Records from a collection:
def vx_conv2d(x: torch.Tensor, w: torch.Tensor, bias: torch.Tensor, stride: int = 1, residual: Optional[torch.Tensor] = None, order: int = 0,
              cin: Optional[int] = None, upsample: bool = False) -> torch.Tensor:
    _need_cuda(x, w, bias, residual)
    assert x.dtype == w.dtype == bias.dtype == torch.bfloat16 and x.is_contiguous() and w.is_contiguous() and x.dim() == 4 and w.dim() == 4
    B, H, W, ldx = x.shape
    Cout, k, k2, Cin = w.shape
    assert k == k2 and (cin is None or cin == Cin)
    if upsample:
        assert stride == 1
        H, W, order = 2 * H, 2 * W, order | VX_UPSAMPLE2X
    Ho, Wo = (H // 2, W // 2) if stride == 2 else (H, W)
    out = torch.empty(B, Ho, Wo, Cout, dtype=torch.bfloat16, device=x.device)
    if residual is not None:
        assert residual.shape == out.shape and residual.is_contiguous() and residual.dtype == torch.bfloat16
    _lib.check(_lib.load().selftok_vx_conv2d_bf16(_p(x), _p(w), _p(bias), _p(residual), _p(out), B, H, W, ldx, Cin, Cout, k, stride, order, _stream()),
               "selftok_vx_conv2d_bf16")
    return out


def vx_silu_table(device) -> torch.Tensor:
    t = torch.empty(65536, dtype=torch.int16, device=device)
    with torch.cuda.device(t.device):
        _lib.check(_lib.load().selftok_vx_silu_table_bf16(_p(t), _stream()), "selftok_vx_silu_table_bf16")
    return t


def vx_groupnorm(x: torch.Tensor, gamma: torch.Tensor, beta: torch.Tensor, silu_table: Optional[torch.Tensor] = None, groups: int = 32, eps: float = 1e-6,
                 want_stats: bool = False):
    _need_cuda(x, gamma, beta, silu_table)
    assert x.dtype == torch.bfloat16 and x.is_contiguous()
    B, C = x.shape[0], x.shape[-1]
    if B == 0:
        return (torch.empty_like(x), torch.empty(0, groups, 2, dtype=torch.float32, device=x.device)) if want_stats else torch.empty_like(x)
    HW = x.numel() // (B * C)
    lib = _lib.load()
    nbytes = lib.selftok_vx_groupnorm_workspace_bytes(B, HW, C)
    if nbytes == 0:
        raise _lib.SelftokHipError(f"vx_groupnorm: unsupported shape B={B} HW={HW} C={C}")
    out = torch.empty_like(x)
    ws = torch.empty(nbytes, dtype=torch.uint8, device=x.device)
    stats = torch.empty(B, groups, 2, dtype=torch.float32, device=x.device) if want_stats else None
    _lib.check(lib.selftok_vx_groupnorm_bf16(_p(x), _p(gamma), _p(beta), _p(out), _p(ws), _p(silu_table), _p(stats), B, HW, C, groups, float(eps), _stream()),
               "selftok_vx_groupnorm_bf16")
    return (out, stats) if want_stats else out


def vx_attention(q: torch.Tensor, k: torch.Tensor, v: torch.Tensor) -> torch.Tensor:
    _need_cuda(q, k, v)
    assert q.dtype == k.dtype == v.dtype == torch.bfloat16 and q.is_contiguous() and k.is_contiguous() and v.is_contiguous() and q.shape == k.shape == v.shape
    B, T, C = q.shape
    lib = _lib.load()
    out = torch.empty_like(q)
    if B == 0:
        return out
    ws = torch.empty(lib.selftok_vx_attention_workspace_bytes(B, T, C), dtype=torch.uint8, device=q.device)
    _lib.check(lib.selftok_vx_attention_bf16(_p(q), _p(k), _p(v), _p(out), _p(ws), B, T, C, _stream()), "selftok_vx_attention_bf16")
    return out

--

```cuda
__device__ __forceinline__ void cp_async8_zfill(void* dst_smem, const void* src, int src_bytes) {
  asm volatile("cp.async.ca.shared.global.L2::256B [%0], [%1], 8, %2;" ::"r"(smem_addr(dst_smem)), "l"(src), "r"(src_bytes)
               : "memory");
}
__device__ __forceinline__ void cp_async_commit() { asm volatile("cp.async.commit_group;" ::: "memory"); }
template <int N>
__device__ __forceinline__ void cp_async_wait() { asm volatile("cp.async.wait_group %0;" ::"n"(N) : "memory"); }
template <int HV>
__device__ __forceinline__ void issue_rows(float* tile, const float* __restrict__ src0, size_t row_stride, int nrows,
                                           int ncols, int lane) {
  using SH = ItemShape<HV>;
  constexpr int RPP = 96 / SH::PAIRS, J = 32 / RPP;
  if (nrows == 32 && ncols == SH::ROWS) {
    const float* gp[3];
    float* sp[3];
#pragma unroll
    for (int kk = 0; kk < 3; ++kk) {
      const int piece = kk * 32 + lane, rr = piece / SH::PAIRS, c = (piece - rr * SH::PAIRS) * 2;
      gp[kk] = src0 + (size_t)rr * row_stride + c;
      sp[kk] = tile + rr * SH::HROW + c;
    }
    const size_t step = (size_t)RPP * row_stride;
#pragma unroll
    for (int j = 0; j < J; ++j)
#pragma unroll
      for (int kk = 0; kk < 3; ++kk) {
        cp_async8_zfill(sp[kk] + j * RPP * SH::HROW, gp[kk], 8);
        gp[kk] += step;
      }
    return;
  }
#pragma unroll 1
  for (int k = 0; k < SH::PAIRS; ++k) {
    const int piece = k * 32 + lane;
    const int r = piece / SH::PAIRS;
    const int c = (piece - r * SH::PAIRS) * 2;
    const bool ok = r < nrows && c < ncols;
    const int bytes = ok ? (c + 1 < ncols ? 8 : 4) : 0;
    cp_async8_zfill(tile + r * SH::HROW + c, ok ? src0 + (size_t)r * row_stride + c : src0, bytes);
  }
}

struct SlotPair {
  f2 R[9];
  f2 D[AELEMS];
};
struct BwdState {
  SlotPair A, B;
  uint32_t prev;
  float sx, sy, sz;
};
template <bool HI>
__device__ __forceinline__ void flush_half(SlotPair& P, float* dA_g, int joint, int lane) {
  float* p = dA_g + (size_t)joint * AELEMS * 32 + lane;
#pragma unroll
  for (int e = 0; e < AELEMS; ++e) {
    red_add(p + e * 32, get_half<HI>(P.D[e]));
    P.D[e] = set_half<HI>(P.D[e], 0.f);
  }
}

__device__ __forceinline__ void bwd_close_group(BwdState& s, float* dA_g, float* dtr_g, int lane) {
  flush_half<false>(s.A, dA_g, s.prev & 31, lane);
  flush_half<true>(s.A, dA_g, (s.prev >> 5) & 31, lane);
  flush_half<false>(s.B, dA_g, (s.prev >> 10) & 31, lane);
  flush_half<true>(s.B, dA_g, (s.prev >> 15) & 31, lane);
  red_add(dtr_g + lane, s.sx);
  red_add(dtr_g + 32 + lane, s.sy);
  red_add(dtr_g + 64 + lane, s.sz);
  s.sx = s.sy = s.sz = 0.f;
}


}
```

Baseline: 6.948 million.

==

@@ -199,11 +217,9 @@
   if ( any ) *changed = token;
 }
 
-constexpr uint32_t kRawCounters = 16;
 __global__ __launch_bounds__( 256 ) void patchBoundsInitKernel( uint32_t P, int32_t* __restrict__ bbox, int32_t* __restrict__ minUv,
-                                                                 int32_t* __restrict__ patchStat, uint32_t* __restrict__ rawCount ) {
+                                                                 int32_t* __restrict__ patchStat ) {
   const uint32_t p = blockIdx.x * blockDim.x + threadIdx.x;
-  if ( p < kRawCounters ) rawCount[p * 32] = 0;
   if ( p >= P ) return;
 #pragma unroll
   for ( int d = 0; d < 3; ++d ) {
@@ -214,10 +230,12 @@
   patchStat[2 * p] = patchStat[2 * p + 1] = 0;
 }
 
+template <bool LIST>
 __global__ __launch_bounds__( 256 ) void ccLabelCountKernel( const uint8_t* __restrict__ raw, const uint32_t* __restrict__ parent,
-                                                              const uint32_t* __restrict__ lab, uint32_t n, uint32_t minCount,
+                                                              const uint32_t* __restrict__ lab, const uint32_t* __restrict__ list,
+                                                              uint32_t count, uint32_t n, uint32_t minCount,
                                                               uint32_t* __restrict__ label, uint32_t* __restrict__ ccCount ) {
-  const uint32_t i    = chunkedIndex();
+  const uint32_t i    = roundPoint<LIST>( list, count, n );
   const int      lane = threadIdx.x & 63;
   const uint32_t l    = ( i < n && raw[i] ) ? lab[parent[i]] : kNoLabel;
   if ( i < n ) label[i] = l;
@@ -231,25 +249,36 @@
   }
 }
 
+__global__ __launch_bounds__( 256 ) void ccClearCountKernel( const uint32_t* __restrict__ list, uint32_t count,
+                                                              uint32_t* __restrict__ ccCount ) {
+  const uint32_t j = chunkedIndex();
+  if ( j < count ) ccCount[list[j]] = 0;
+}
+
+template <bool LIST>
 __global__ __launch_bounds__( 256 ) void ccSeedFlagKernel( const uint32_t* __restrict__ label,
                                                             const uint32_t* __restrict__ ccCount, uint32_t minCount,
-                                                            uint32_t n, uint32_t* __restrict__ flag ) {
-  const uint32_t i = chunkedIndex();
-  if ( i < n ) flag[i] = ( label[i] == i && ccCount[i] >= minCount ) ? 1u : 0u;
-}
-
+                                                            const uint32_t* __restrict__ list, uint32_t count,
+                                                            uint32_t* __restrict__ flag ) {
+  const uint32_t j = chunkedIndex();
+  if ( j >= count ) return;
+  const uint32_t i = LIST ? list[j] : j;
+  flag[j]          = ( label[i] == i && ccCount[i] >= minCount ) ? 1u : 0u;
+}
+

* _WHAT THIS TASK INVOLVES_: All lines above from the line with "torch.Tensor, stride: int" through the line with "assert residual.shape == out.shape", both included, are to be set down exactly, with nothing else.

* _OUTPUT_:
def vx_conv2d(x: torch.Tensor, w: torch.Tensor, bias: torch.Tensor, stride: int = 1, residual: Optional[torch.Tensor] = None, order: int = 0,
              cin: Optional[int] = None, upsample: bool = False) -> torch.Tensor:
    _need_cuda(x, w, bias, residual)
    assert x.dtype == w.dtype == bias.dtype == torch.bfloat16 and x.is_contiguous() and w.is_contiguous() and x.dim() == 4 and w.dim() == 4
    B, H, W, ldx = x.shape
    Cout, k, k2, Cin = w.shape
    assert k == k2 and (cin is None or cin == Cin)
    if upsample:
        assert stride == 1
        H, W, order = 2 * H, 2 * W, order | VX_UPSAMPLE2X
    Ho, Wo = (H // 2, W // 2) if stride == 2 else (H, W)
    out = torch.empty(B, Ho, Wo, Cout, dtype=torch.bfloat16, device=x.device)
    if residual is not None:
        assert residual.shape == out.shape and residual.is_contiguous() and residual.dtype == torch.bfloat16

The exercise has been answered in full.